Jiménez-Pérez M, González Grande R, Rando Muñoz F J, de la Cruz Lombardo J, Muñoz Suárez M A, Fernández Aguilar J L, Pérez Daga J A, Santoyo-Santoyo J, Manteca González R, Rodrigo López J M
Unidad de Hepatología-Trasplante Hepático, UGC de Aparato Digestivo, Hospital Regional Universitario de Málaga, Spain.
Unidad de Hepatología-Trasplante Hepático, UGC de Aparato Digestivo, Hospital Regional Universitario de Málaga, Spain.
Transplant Proc. 2015 Jan-Feb;47(1):90-2. doi: 10.1016/j.transproceed.2014.11.005.
The purpose of this study was to assess the efficacy and safety of a de novo immunosuppressive regimen with everolimus (EVL) plus mycophenolate mofetil (MMF) without calcineurin inhibitors (CNI) for liver transplantation. The secondary purpose was to compare the renal function with a control group of patients treated with tacrolimus plus MMF.
Sixteen male and 4 female liver transplant patients received immunosuppression with EVL plus MMF without CNI, with induction with steroids and 16 with basiliximab also. In 10 cases it was indicated as induction immunosuppression without CNI as prevention against nephrotoxicity and neurotoxicity or recurrence of hepatocarcinoma in predisposed patients and in another 10 after withdrawing CNI during the immediate post-transplant period, before hospital discharge, as the result of toxicity, mainly nephrotoxicity and neurotoxicity or the presence of hepatocarcinoma with a high risk of recurrence. A control group comprising 31 patients taking tacrolimus plus MMF was included to compare the renal function.
The mean follow-up time was 24 months. One patient had a recurrence of hepatocarcinoma at 8 months after transplant. The cases of nephrotoxicity and neurotoxicity resolved favorably. There were 7 rejections (35%); 2 evolved to chronic rejection with both needing retransplantation, 2 resolved with dose adjustment, and 3 required conversion to CNI. The side effects were hyperlipidemia (25%), wound dehiscence (10%), lymphedema (10%), cytomegalovirus infection (25%), myelotoxicity (25%) and proteinuria >1 g in 1 case (5%). No differences were found in renal function between the two groups.

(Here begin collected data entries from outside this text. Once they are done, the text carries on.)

#ifndef JACO_NEWTON_LOOKAHEAD
#define JACO_NEWTON_LOOKAHEAD 1
#endif
JDEV bool newton_next_round_is_idle(bool any_row_switched, float al, float improvement, float scale, float tol) {
  const float r = 1.f - al;
  return JACO_NEWTON_LOOKAHEAD && !any_row_switched && r * r * improvement * scale < tol;
}
template <class L>
JDEV NewtonOut stage_newton(const JacoModelDev* m, L& s, const float (&mrow)[JNV], float smooth, float hd, int lane, JProfCtx& pc) {
  (void)pc;
  constexpr int NR = L::Caps::NR, MAXEFC = L::Caps::MAXEFC;
  NewtonOut out;
  int nv = m->nv, ne = wave_uniform_i(s.nefc);
  out.qfrc_con = 0.f; out.iters = 0; out.qdamped = 0.f; out.have_qdamped = false;
  float h0[JNV];
#pragma unroll
  for (int j = 0; j < JNV; j++) h0[j] = lane < nv ? mrow[j] : (lane == j ? 1.f : 0.f);
  const int blockmask = 1 | (nv > JB0 ? 2 : 0) | (nv > JB1 ? 4 : 0);
  if (ne == 0) {
    if (m->has_damping == 1) {
      out.qacc = ldl_block0_dual(h0, smooth, hd, lane, &out.qdamped) + ldl_solve_blocks(h0, smooth, lane, blockmask & 6);
      out.have_qdamped = true;
    } else out.qacc = ldl_solve_blocks(h0, smooth, lane, blockmask);
    return out;
  }
  if (ne > MAXEFC) ne = MAXEFC;
  bool valid[NR];
  float D[NR], ar[NR], x[NR], f[NR], jp[NR];
  int blk[NR];
  float jrow[JNV];
#pragma unroll
  for (int q = 0; q < NR; q++) {
    int r = lane + 64 * q;
    valid[q] = r < ne;
    D[q] = valid[q] ? s.e_D[r] : 0.f;
    ar[q] = valid[q] ? s.e_aref[r] : 0.f;
    blk[q] = valid[q] ? (s.e_con[r] >> 16) & 7 : 0;
  }
#pragma unroll
  for (int k = 0; k < JNV; k++) jrow[k] = (NR == 1 && lane < ne) ? s.J[lane * JLD + k] : 0.f;
  float scale = 1.f / (m->meaninertia * (float)(nv > 1 ? nv : 1));
  float tol = m->tolerance;
  int rowblk = 0;
#pragma unroll
  for (int q = 0; q < NR; q++) rowblk |= blk[q];
  const int rowblocks = (wave_ballot(rowblk & 1) ? 1 : 0) | (wave_ballot(rowblk & 2) ? 2 : 0) | (wave_ballot(rowblk & 4) ? 4 : 0);
  const bool mine = lane < nv && ((lane < JB0 ? 1 : (lane < JB1 ? 2 : 4)) & rowblocks) != 0;
  float afree;
  if ((rowblocks & 1) == 0 && m->has_damping == 1) {
    afree = ldl_block0_dual(h0, smooth, hd, lane, &out.qdamped);
    out.have_qdamped = true;
    afree += ldl_solve_blocks(h0, smooth, lane, ~rowblocks & 6 & blockmask);
  } else afree = ldl_solve_blocks(h0, smooth, lane, ~rowblocks & 7 & blockmask);
  float a = mine ? s.qacc_ws[lane] : afree;
  float Ma = mat_vec(mrow, a) - smooth;
  Ma = mine ? Ma : 0.f;
  rows_dot<NR>(s.J, jrow, a, lane, ne, nv, x);
#pragma unroll
  for (int q = 0; q < NR; q++) x[q] = valid[q] ? x[q] - ar[q] : 0.f;
  JSTAMP_NEWTON(11);
#ifdef JACO_EMULATED
  if (lane == 0) emu_counter[8]++;
#endif
  int it = 0, nls = 0;
  for (; it < m->iterations; it++) {
    lane = wave_opaque_i(lane);
#ifdef JACO_EMULATED
    if (lane == 0) emu_counter[9]++;
#endif
    bool coupled = false;
#pragma unroll
    for (int q = 0; q < NR; q++) {
      f[q] = x[q] < 0.f ? -D[q] * x[q] : 0.f;
      coupled = coupled || (x[q] < 0.f && (blk[q] & (blk[q] - 1)) != 0);
    }
    bool full = wave_ballot(coupled) != 0ull;
    float* xs = NR == 1 ? s.smooth : s.e_x;
#pragma unroll
    for (int q = 0; q < NR; q++) if (valid[q]) { s.e_f[lane + 64 * q] = x[q] < 0.f ? D[q] : 0.f; xs[lane + 64 * q] = x[q]; }
    wave_sync();
    float h[JNV], jtf;
    if ((rowblocks & 1) == 0) {
      acc16x16 C;
      acc_zero(C);
      const int uq = lane >> 4, col = lane & 15;
      const float cj = col < JNV - JB0 ? 1.f : 0.f, cx = col == JNV - JB0 ? -1.f : 0.f;
      const float* jcol = s.J + JB0 + (col < JNV - JB0 ? col : 0);
      const int last = ne - 1;
      for (int r0 = 0; r0 < ne; r0 += 16) {
        float jv[4], wv[4];
#pragma unroll
        for (int u = 0; u < 4; u++) {
          const int r = r0 + 4 * u + uq, rc = r < last ? r : last;
          jv[u] = cj * jcol[rc * JLD] + cx * xs[rc];
          wv[u] = r < ne ? s.e_f[rc] : 0.f;
// ... 14 lines not shown
    } else {
    acc32x32 C;
    acc_zero(C);
    const int uh = lane >> 5, col = lane & 31;
    const float cj = col < JNV ? 1.f : 0.f, cx = col == JNV ? -1.f : 0.f;
    const float* jcol = s.J + (col < JNV ? col : 0);
    const int last = ne - 1;
    for (int r0 = 0; r0 < ne; r0 += 8) {
      float jv[4], wv[4];
#pragma unroll
      for (int u = 0; u < 4; u++) {
        const int r = r0 + 2 * u + uh, rc = r < last ? r : last;
        jv[u] = cj * jcol[rc * JLD] + cx * xs[rc];
        wv[u] = r < ne ? s.e_f[rc] : 0.f;
      }
#pragma unroll
      for (int u = 0; u < 4; u++) wave_mfma_32x32x2(jv[u], wv[u] * jv[u], C);
    }
    JSTAMP_NEWTON(12);
#pragma unroll
    for (int j2 = 0; j2 < JNV; j2++) {
      const int reg = (j2 & 3) + 4 * (j2 >> 3);
      float cv = ((j2 >> 2) & 1) ? wave_shfl(C.v[reg], (lane + 32) & 63) : C.v[reg];
      h[j2] = lane < nv ? mrow[j2] + cv : (lane == j2 ? 1.f : 0.f);
    }
    jtf = ((JNV >> 2) & 1) ? wave_shfl(C.v[(JNV & 3) + 4 * (JNV >> 3)], (lane + 32) & 63) : C.v[(JNV & 3) + 4 * (JNV >> 3)];
    }
    float grad = Ma - (lane < nv ? jtf : 0.f);
    float gn = sqrtf(wave_sum(grad * grad));
    if (gn * scale < tol) break;
    float p = !full ? ldl_solve_blocks(h, -grad, lane, rowblocks) : ((rowblocks & 1) == 0 ? ldl_block<JB0, JNV>(h, -grad, lane) : ldl_solve<true>(h, -grad, lane));
    p = lane < nv ? p : 0.f;
    JSTAMP_NEWTON(13);
    float Mp = mat_vec(mrow, p);
    float pMp, pMa;
    wave_sum2(p * Mp, p * Ma, &pMp, &pMa);
    rows_dot<NR>(s.J, jrow, p, lane, ne, nv, jp);
#pragma unroll
    for (int q = 0; q < NR; q++) jp[q] = valid[q] ? jp[q] : 0.f;
    float al = 0.f, lo = 0.f, hi = 3.0e38f, d10 = 0.f, dlo = 0.f, dhi = 0.f;
    for (int ls = 0; ls < m->ls_iterations; ls++) {
      float s1 = 0.f, s2 = 0.f;
#pragma unroll
      for (int q = 0; q < NR; q++) {
        float xa = x[q] + al * jp[q];
        s1 += xa < 0.f ? D[q] * xa * jp[q] : 0.f;
        s2 += xa < 0.f ? D[q] * jp[q] * jp[q] : 0.f;
      }
      float w1, w2;
      wave_sum2(s1, s2, &w1, &w2);
      float d1 = pMa + al * pMp + w1, d2 = pMp + w2;
      if (ls == 0) d10 = fabsf(d1);
#ifdef JACO_TRACE_LS
      if (lane == 0) printf("it %d ls %d al %.9g d1 %.6g d2 %.6g lo %.9g hi %.9g pMa %.6g pMp %.6g\n", it, ls, al, d1, d2, lo, hi, pMa, pMp);
#endif
      if (ls > 0 && fabsf(d1) <= 1e-6f * d10) break;
      if (d1 < 0.f) { lo = al; dlo = -d1; } else { hi = al; dhi = d1; }
      if (hi < 1.0e38f && fmaxf(dlo, dhi) * (hi - lo) * scale < 1e-3f * tol) break;
      const float stepn = d1 / d2;
      float nx = al - stepn;
      if (!(nx > lo && nx < hi)) nx = hi < 1.0e38f ? 0.5f * (lo + hi) : 2.f * al + 1.f;
      if (nx == al) break;
      al = nx;
      nls++;
    }
    float dc = 0.f;
    bool switched = false;
#pragma unroll
    for (int q = 0; q < NR; q++) {
      float dx = al * jp[q], xn = x[q] + dx;
      bool was = x[q] < 0.f, is = xn < 0.f;
      switched = switched || was != is;
      dc += (was && is) ? 0.5f * D[q] * dx * (2.f * x[q] + dx) : (is ? 0.5f * D[q] * xn * xn : (was ? -0.5f * D[q] * x[q] * x[q] : 0.f));
      x[q] = xn;
    }
    const bool any_switched = wave_ballot(switched) != 0ull;
    float improvement = -(al * pMa + 0.5f * al * al * pMp + wave_sum(dc));
    JSTAMP_NEWTON(14);
    a += al * p; Ma += al * Mp;
    if (improvement * scale < tol || newton_next_round_is_idle(any_switched, al, improvement, scale, tol)) { it++; break; }
  }
#pragma unroll
  for (int q = 0; q < NR; q++) f[q] = x[q] < 0.f ? -D[q] * x[q] : 0.f;
  out.qacc = a;
  out.qfrc_con = jt_vec<NR>(s.J, f, ne, lane, nv);
  out.iters = it | (nls << 8);
#pragma unroll
  for (int q = 0; q < NR; q++) if (valid[q]) s.e_f[lane + 64 * q] = f[q];
  return out;
}
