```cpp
bool yl_node3_smallk_ok(const NodeUv& a);
bool yl_node3_smallk_shape_ok(const NodeUv& a);
int yl_node3_smallk(const NodeUv& a, hipStream_t st, YlGate gate = YlGate{nullptr, 0});
int yl_fusion_rows_x6_key64(const float* A, long lda, long N, long K, const float* W, const float* bias, long F,
                            const float* sgn, const int* node_seg, unsigned long long* keys, uint16_t* wsplit,
                            yolat_stream_t stream);
int yl_fusion_rows_bf16_key64(const float* A, long lda, long N, long K, const float* W, const float* bias, long F,
                              const float* sgn, const int* node_seg, unsigned long long* keys, uint16_t* wimg,
                              yolat_stream_t stream);
#define YL_POOL_ZERO 1
#define YL_POOL_MAX 2
#define YL_POOL_MEAN 4
struct PoolRider {
  const float* feats; const float* fsup; long ld; int D, F, P; const int* seg_ptr; float* Z; long ldz;
  int parts, blocks;
};
__device__ __forceinline__ void yl_pool_rider(const PoolRider& r, int vb, int nvb, int tid, int nthreads) {
  const int wz = (r.parts & YL_POOL_ZERO) ? r.F : 0, wx = (r.parts & YL_POOL_MAX) ? r.D : 0,
            wm = (r.parts & YL_POOL_MEAN) ? r.D : 0;
  const int W = wz + wx + wm;
  const long total = (long)r.P * W;
  for (long i = (long)vb * nthreads + tid; i < total; i += (long)nvb * nthreads) {
    const int p = (int)(i / W), c = (int)(i - (long)p * W);
    float* z = r.Z + (long)p * r.ldz;
    if (c < wz) { z[c] = 0.f; continue; }
    const bool is_max = c < wz + wx;
    const int k = is_max ? c - wz : c - wz - wx;
    const float* src = (is_max ? r.feats : r.fsup) + k;
    const int r0 = r.seg_ptr[p], r1 = r.seg_ptr[p + 1];
    float best = 0.f, sm = 0.f;
    bool any = false;
    int q = r0;
    for (; q + 8 <= r1; q += 8) {
      float v[8];
#pragma unroll
      for (int j = 0; j < 8; ++j) v[j] = src[(long)(q + j) * r.ld];
#pragma unroll
      for (int j = 0; j < 8; ++j) {
        if (!any || v[j] > best) { best = v[j]; any = true; }
        sm += v[j];
      }
    }
    for (; q < r1; ++q) {
      const float v = src[(long)q * r.ld];
      if (!any || v > best) { best = v; any = true; }
      sm += v;
    }
    if (is_max) z[r.F + k] = best;
    else {
      const int cnt = r1 - r0;
      z[2 * r.F + r.D + k] = sm / (float)(cnt > 1 ? cnt : 1);
// ... 443 lines not shown
```

yolat_vectorgraphicsrecognition_amd/csrc/graph.hip:

```cpp
#include "common.hpp"
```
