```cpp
struct MaskPredictParams {
  const half_t* in;
  const float* w;
  const float* b;
  const int* slot_list;
  const int* det_classes;
  const int* n_entries;
  float* out;
  int S;
  int f32;
  long long in_lo;
};

struct PasteParams {
  const float* probs;
  const float* det_boxes;
  const int* slot_list;
  const int* n_entries;
  uint8_t* out;
  int S, out_h, out_w;
  float threshold;
};

struct CropParams {
  const float* det_boxes;
  const int* det_count;
  const uint8_t* masks;
  int n, D, h, w, Wb;
  int* rects;
  unsigned int* offsets;
  unsigned long long* total;
  uint8_t* data;
};
int launch_mask_crops(const CropParams& p, hipStream_t s);
// ... 13 lines not shown
```

### proj_roadsurf_amd/csrc/detect_kernels.hip

```cpp
#include "detect.h"

namespace {

__device__ __forceinline__ uint32_t fkey(float f) {
  f = f + 0.0f;
  const uint32_t u = __float_as_uint(f);
  return (u & 0x80000000u) ? ~u : (u | 0x80000000u);
}
__device__ __forceinline__ float fkey_inv(uint32_t k) {
  const uint32_t u = (k & 0x80000000u) ? (k & 0x7fffffffu) : ~k;
  return __uint_as_float(u);
}

template <int T>
__device__ void bitonic_sort_desc(unsigned long long* s, int n, int tid) {
  for (int k = 2; k <= n; k <<= 1) {
    for (int j = k >> 1; j > 0; j >>= 1) {
      for (int i = tid; i < n; i += T) {
        const int ixj = i ^ j;
        if (ixj > i) {
          const unsigned long long a = s[i], b = s[ixj];
          const bool desc = (i & k) == 0;
          if (desc ? (a < b) : (a > b)) { s[i] = b; s[ixj] = a; }
        }
// ... 1457 lines not shown
    const half_t* x = p.in + pix * 256 + sub * 16;
    const half8 a = *(const half8*)x, b = *(const half8*)(x + 8);
#pragma unroll
    for (int i = 0; i < 8; ++i) { xv[i] = (float)a[i]; xv[8 + i] = (float)b[i]; }
  }
  float s = 0.f;
#pragma unroll
  for (int i = 0; i < 16; ++i) s += xv[i] * w[i];
  s += __shfl_xor(s, 8, 16);
  s += __shfl_xor(s, 4, 16);
  s += __shfl_xor(s, 2, 16);
  s += __shfl_xor(s, 1, 16);
  if (sub == 0) {
    const float logit = s + p.b[cls];
    const float prob = rs_fdiv(1.f, 1.f + expf(-logit));
    p.out[(long long)slot * SS + (pix - (long long)entry * SS)] = prob;
  }
}

__global__ __launch_bounds__(256) void mask_sigmoid_kernel(const MaskPredictParams p) {
  const int total = *p.n_entries;
  const int SS = p.S * p.S;
  const long long gid = (long long)blockIdx.x * 256 + threadIdx.x;
  if (gid >= (long long)total * SS) return;
  const int entry = (int)(gid / SS);
  const int slot = p.slot_list[entry];
  float* o = p.out + (long long)slot * SS + (gid - (long long)entry * SS);
  const float logit = *o + p.b[p.det_classes[slot]];
  *o = rs_fdiv(1.f, 1.f + expf(-logit));
}

__global__ __launch_bounds__(256) void paste_masks_kernel(const PasteParams p) {
  const int total = *p.n_entries;
  const int Wb = (p.out_w + 7) >> 3;
  const int Ww = (Wb + 3) >> 2;
  const long long gid = (long long)blockIdx.x * 256 + threadIdx.x;
  const long long per = (long long)p.out_h * Ww;
  if (gid >= (long long)total * per) return;
  const int entry = (int)(gid / per);
  const int rem = (int)(gid - (long long)entry * per);
  const int y = rem / Ww, xw = rem - y * Ww;
  const int slot = p.slot_list[entry];
  const float* bx = p.det_boxes + (long long)slot * 4;
  const float x0 = bx[0], y0 = bx[1], x1 = bx[2], y1 = bx[3];
  const float* m = p.probs + (long long)slot * p.S * p.S;
  const int S = p.S;
  unsigned int word = 0;
// ... 273 lines not shown
```
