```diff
diff --git a/rust_ray_tracing_amd/csrc/mipt_scene.h b/rust_ray_tracing_amd/csrc/mipt_scene.h
--- a/rust_ray_tracing_amd/csrc/mipt_scene.h
+++ b/rust_ray_tracing_amd/csrc/mipt_scene.h
@@ -42,6 +42,8 @@
     size_t pixel_cost_bytes = 0, hot_bytes = 0, hot_bits_bytes = 0, hot_work_bytes = 0;
     uint32_t hot_n = 0;
     uint32_t hot_used = 0;
+    uint32_t list_n = 0;
+    uint32_t list_used = 0;
     void *d_qrays = nullptr, *d_qout = nullptr;
     size_t qrays_bytes = 0, qout_bytes = 0;
     hipEvent_t ev0 = nullptr, ev1 = nullptr;
diff --git a/rust_ray_tracing_amd/csrc/pt_kernel.h b/rust_ray_tracing_amd/csrc/pt_kernel.h
--- a/rust_ray_tracing_amd/csrc/pt_kernel.h
+++ b/rust_ray_tracing_amd/csrc/pt_kernel.h
@@ -47,7 +47,7 @@
     uint32_t accumulate, pad1;
     uint32_t tile_rank, tile_world, tiles_x, tiles_y;
     uint32_t n_local_tiles;
-    uint32_t n_hot;
+    uint32_t n_list;
     unsigned long long total_work;
     float aspect;
     float samples_f;
diff --git a/rust_ray_tracing_amd/csrc/pt_kernel.hip b/rust_ray_tracing_amd/csrc/pt_kernel.hip
--- a/rust_ray_tracing_amd/csrc/pt_kernel.hip
+++ b/rust_ray_tracing_amd/csrc/pt_kernel.hip
@@ -292,8 +292,8 @@
                             state = ST_X;
                             if (COUNT && g_t_first_x == 0) g_t_first_x = clock64();
                         } else {
-                            const bool is_hot = !BATCH && wi < (unsigned long long)pr.n_hot;
-                            const unsigned long long wj = (BATCH || is_hot) ? wi : wi - pr.n_hot;
+                            const bool is_hot = !BATCH && wi < (unsigned long long)pr.n_list;
+                            const unsigned long long wj = (BATCH || is_hot) ? wi : wi - pr.n_list;
                             uint32_t lt = (uint32_t)(wj >> 6);
                             uint32_t p = (uint32_t)wj & 63u;
                             if (BATCH) {
@@ -310,7 +310,7 @@
                                 lt_o = s >> 6; p = s & 63u;
                             } else {
                                 lt_o = (!BATCH && pr.tile_order) ? pr.tile_order[lt] : (pr.reverse_tiles ? (pr.n_local_tiles - 1u - lt) : lt);
-                                if (!BATCH && pr.n_hot != 0u) taken = ((pr.hot_bits[lt_o * 2u + (p >> 5)] >> (p & 31u)) & 1u) != 0u;
+                                if (!BATCH && pr.n_list != 0u) taken = ((pr.hot_bits[lt_o * 2u + (p >> 5)] >> (p & 31u)) & 1u) != 0u;
                             }
                             const uint32_t gt = lt_o * pr.tile_world + pr.tile_rank;
                             const uint32_t px = (gt % pr.tiles_x) * 8u + (p & 7u);
```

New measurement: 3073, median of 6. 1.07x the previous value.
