# VictoriaMetrics/VictoriaLogs

Hardware: AMD Instinct MI355X
Metric: matched-rows/sec (higher is better)
Workload: dtype u8; 1 GPU; 100M rows, AND(phrase, re2 regex) on two string columns, 1xMI355X; rows_per_gpu=100000000, live_rows_per_gpu=100000000, msg_len=256, matched_rows_per_pass=100000000, parallelism=dp1

## Files before the change

### victorialogs_amd/csrc/core/regex.cpp

```cpp
#include "regex.h"

#include <cstring>

#include "match.h"
#include "tokenizer.h"
#include "unicode_case.h"

namespace vl {

namespace {

struct RNode {
  enum Kind {
    Lit, Dot, Concat, Alt, Star, Plus, Quest, Group, Empty, Class, Assert
  } kind;
  std::string lit;
  std::vector<RNode> subs;
  uint8_t cls[32] = {0};
  bool cls_nonascii = false;
  uint8_t assert_kind = 0;
};

static const uint32_t kFoldOrbits[][4] = {
    {0x004B, 0x006B, 0x212A, 0},
// ... 534 lines not shown
        out.push_back("");
        return true;
      }
      std::vector<std::string> prefixes;
      if (!get_or_values(n.subs[0], prefixes) || prefixes.empty()) return false;
      if (n.subs.size() == 1) {
        out = std::move(prefixes);
        return true;
      }
      RNode rest;
      rest.kind = RNode::Concat;
      rest.subs.assign(n.subs.begin() + 1, n.subs.end());
      std::vector<std::string> suffixes;
      if (!get_or_values(rest, suffixes) || suffixes.empty()) return false;
      if (prefixes.size() * suffixes.size() > kMaxOrValues) return false;
      for (const auto& p : prefixes) {
        for (const auto& q : suffixes) out.push_back(p + q);
      }
      return true;
    }
    default:
      return false;
  }
}

void collect_literals(const RNode& raw, std::vector<std::string>& out) {
  const RNode* n = &raw;
  while (n->kind == RNode::Group) n = &n->subs[0];
  if (n->kind == RNode::Lit) {
    out.push_back(n->lit);
    return;
  }
  if (n->kind != RNode::Concat) return;
  for (const auto& sub : n->subs) {
    const RNode* s = &sub;
    while (s->kind == RNode::Group) s = &s->subs[0];
    if (s->kind == RNode::Lit) out.push_back(s->lit);
  }
}



struct GAtom {
  uint8_t set[32];
};

struct PMask {
  uint64_t w0 = 0, w1 = 0;
  void set(int i) { (i < 64 ? w0 : w1) |= uint64_t(1) << (i & 63); }
  void operator|=(const PMask& o) {
    w0 |= o.w0;
    w1 |= o.w1;
  }
};

template <typename F>
static void pm_foreach(const PMask& m, F f) {
  uint64_t v = m.w0;
  while (v) {
    f(__builtin_ctzll(v));
    v &= v - 1;
  }
  v = m.w1;
  while (v) {
    f(64 + __builtin_ctzll(v));
    v &= v - 1;
  }
// ... 647 lines not shown
```

### victorialogs_amd/csrc/hip/scan_kernels.hip

```cpp
#include <hip/hip_runtime.h>

#include "../core/parse_float.h"
#include "../core/ryu.h"
#include "scan_types.h"

namespace vl {



__device__ int64_t g_vl_local_tz_nsecs = 0;

#include "scan_rowops.h"

typedef const __attribute__((address_space(3))) uint8_t* LdsBytePtr;

struct LdsTileAcc {
  LdsBytePtr tile;
  typedef const __attribute__((address_space(3))) uint64_t* LdsU64Ptr;
  __device__ __forceinline__ long swz(long off) const {
    return TileAcc{nullptr}.swz(off);
  }
  __device__ __forceinline__ uint64_t u64a(long off) const {
    return *(LdsU64Ptr)(tile + swz(off));
  }
  __device__ __forceinline__ void u64a2(long off, uint64_t* x0,
                                        uint64_t* x1) const {
    LdsU64Ptr p = (LdsU64Ptr)(tile + swz(off));
    *x0 = p[0];
    *x1 = p[1];
  }
  __device__ __forceinline__ uint8_t u8(long off) const { return tile[swz(off)]; }
};

__device__ __forceinline__ void d_fill_operand_slot(uint8_t* slot,
                                                    const uint8_t* src,
                                                    uint32_t n, int tid,
                                                    int bdim) {
  for (uint32_t k = tid; k < n; k += bdim) slot[k] = src[k];
}

extern "C" int vql_set_local_tz_nsecs(long long v) {
  int64_t x = v;
  return hipMemcpyToSymbol(HIP_SYMBOL(g_vl_local_tz_nsecs), &x, sizeof(x)) ==
                 hipSuccess
             ? 0
             : -1;
}
// ... 292 lines not shown
      o_next = col_offs[min(r0 + next_wd * 64 + uint32_t(lane), r1)];
      if (lane == 0) o_end_next = col_offs[min(r0 + next_wd * 64 + 64, r1)];
    }
    if (use_tile) {
      asm volatile("s_waitcnt lgkmcnt(0)" ::: "memory");
    }
    bool pred1 = false, pred2 = false;
    if (uint32_t(lane) < ng) {
      const long s = o_lane;
      const long e = uint32_t(__shfl(int(o_lane), lane + 1, 64));
      const long e_fix = uint32_t(lane) == ng - 1 ? long(byte1) : e;
      if (use_tile) {
        LdsTileAcc a{(LdsBytePtr)wtile};
        pred1 = d_match_phrase_at(a, s - byte0, e_fix - s, p1, n1, f1);
        pred2 = d_match_phrase_at(a, s - byte0, e_fix - s, p2, n2, f2);
      } else {
        GlobalAcc a{col_data};
        pred1 = d_match_phrase_at(a, s, e_fix - s, p1, n1, f1);
        pred2 = d_match_phrase_at(a, s, e_fix - s, p2, n2, f2);
      }
    }
    const uint64_t word1 = __ballot(pred1);
    const uint64_t word2 = __ballot(pred2);
    if (lane == 0) {
      out1[wd] = word1;
      out2[wd] = word2;
    }
    o_lane = o_next;
    o_end = o_end_next;
    wd = next_wd;
  }
}
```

This regimen was proven to be efficient to prevent and treat nephrotoxicity and neurotoxicity with an acceptable tolerability profile. However, the high associated rejection rate indicates that great caution is required in its use during the immediate post-transplant period. It is advisable to associate the regimen with low doses of CNI and to have agile methods available to monitor EVL to enable rapid dose adjustment.
本研究旨在评估采用依维莫司(EVL)联合霉酚酸酯(MMF)且无钙调神经磷酸酶抑制剂(CNI)的全新免疫抑制方案用于肝移植的疗效和安全性。次要目的是将肾功能与接受他克莫司联合MMF治疗的对照组患者进行比较。
20例肝移植患者(16例男性和4例女性)接受了EVL联合MMF且无CNI的免疫抑制治疗,其中10例采用类固醇诱导,另10例采用巴利昔单抗诱导。10例患者因预防肾毒性和神经毒性或易感患者肝癌复发而被指定为无CNI的诱导免疫抑制治疗;另外10例在移植后即刻、出院前因毒性反应(主要是肾毒性和神经毒性)或存在高复发风险的肝癌而停用CNI后接受该治疗。纳入一个由31例服用他克莫司联合MMF的患者组成的对照组以比较肾功能。
平均随访时间为24个月。1例患者在移植后8个月出现肝癌复发。肾毒性和神经毒性病例得到良好缓解。发生7次排斥反应(35%);2例进展为慢性排斥反应,均需再次移植,2例通过调整剂量得到缓解,3例需要转换为CNI治疗。副作用包括高脂血症(25%)、伤口裂开(10%)、淋巴水肿(10%)、巨细胞病毒感染(25%)、骨髓毒性(25%),1例出现蛋白尿>1g(5%)。两组肾功能未发现差异。
该方案被证明在预防和治疗肾毒性和神经毒性方面有效,且耐受性可接受。然而,较高的相关排斥反应率表明在移植后即刻使用时需要极其谨慎。建议将该方案与低剂量CNI联合使用,并具备灵活的方法监测依维莫司以便能够快速调整剂量。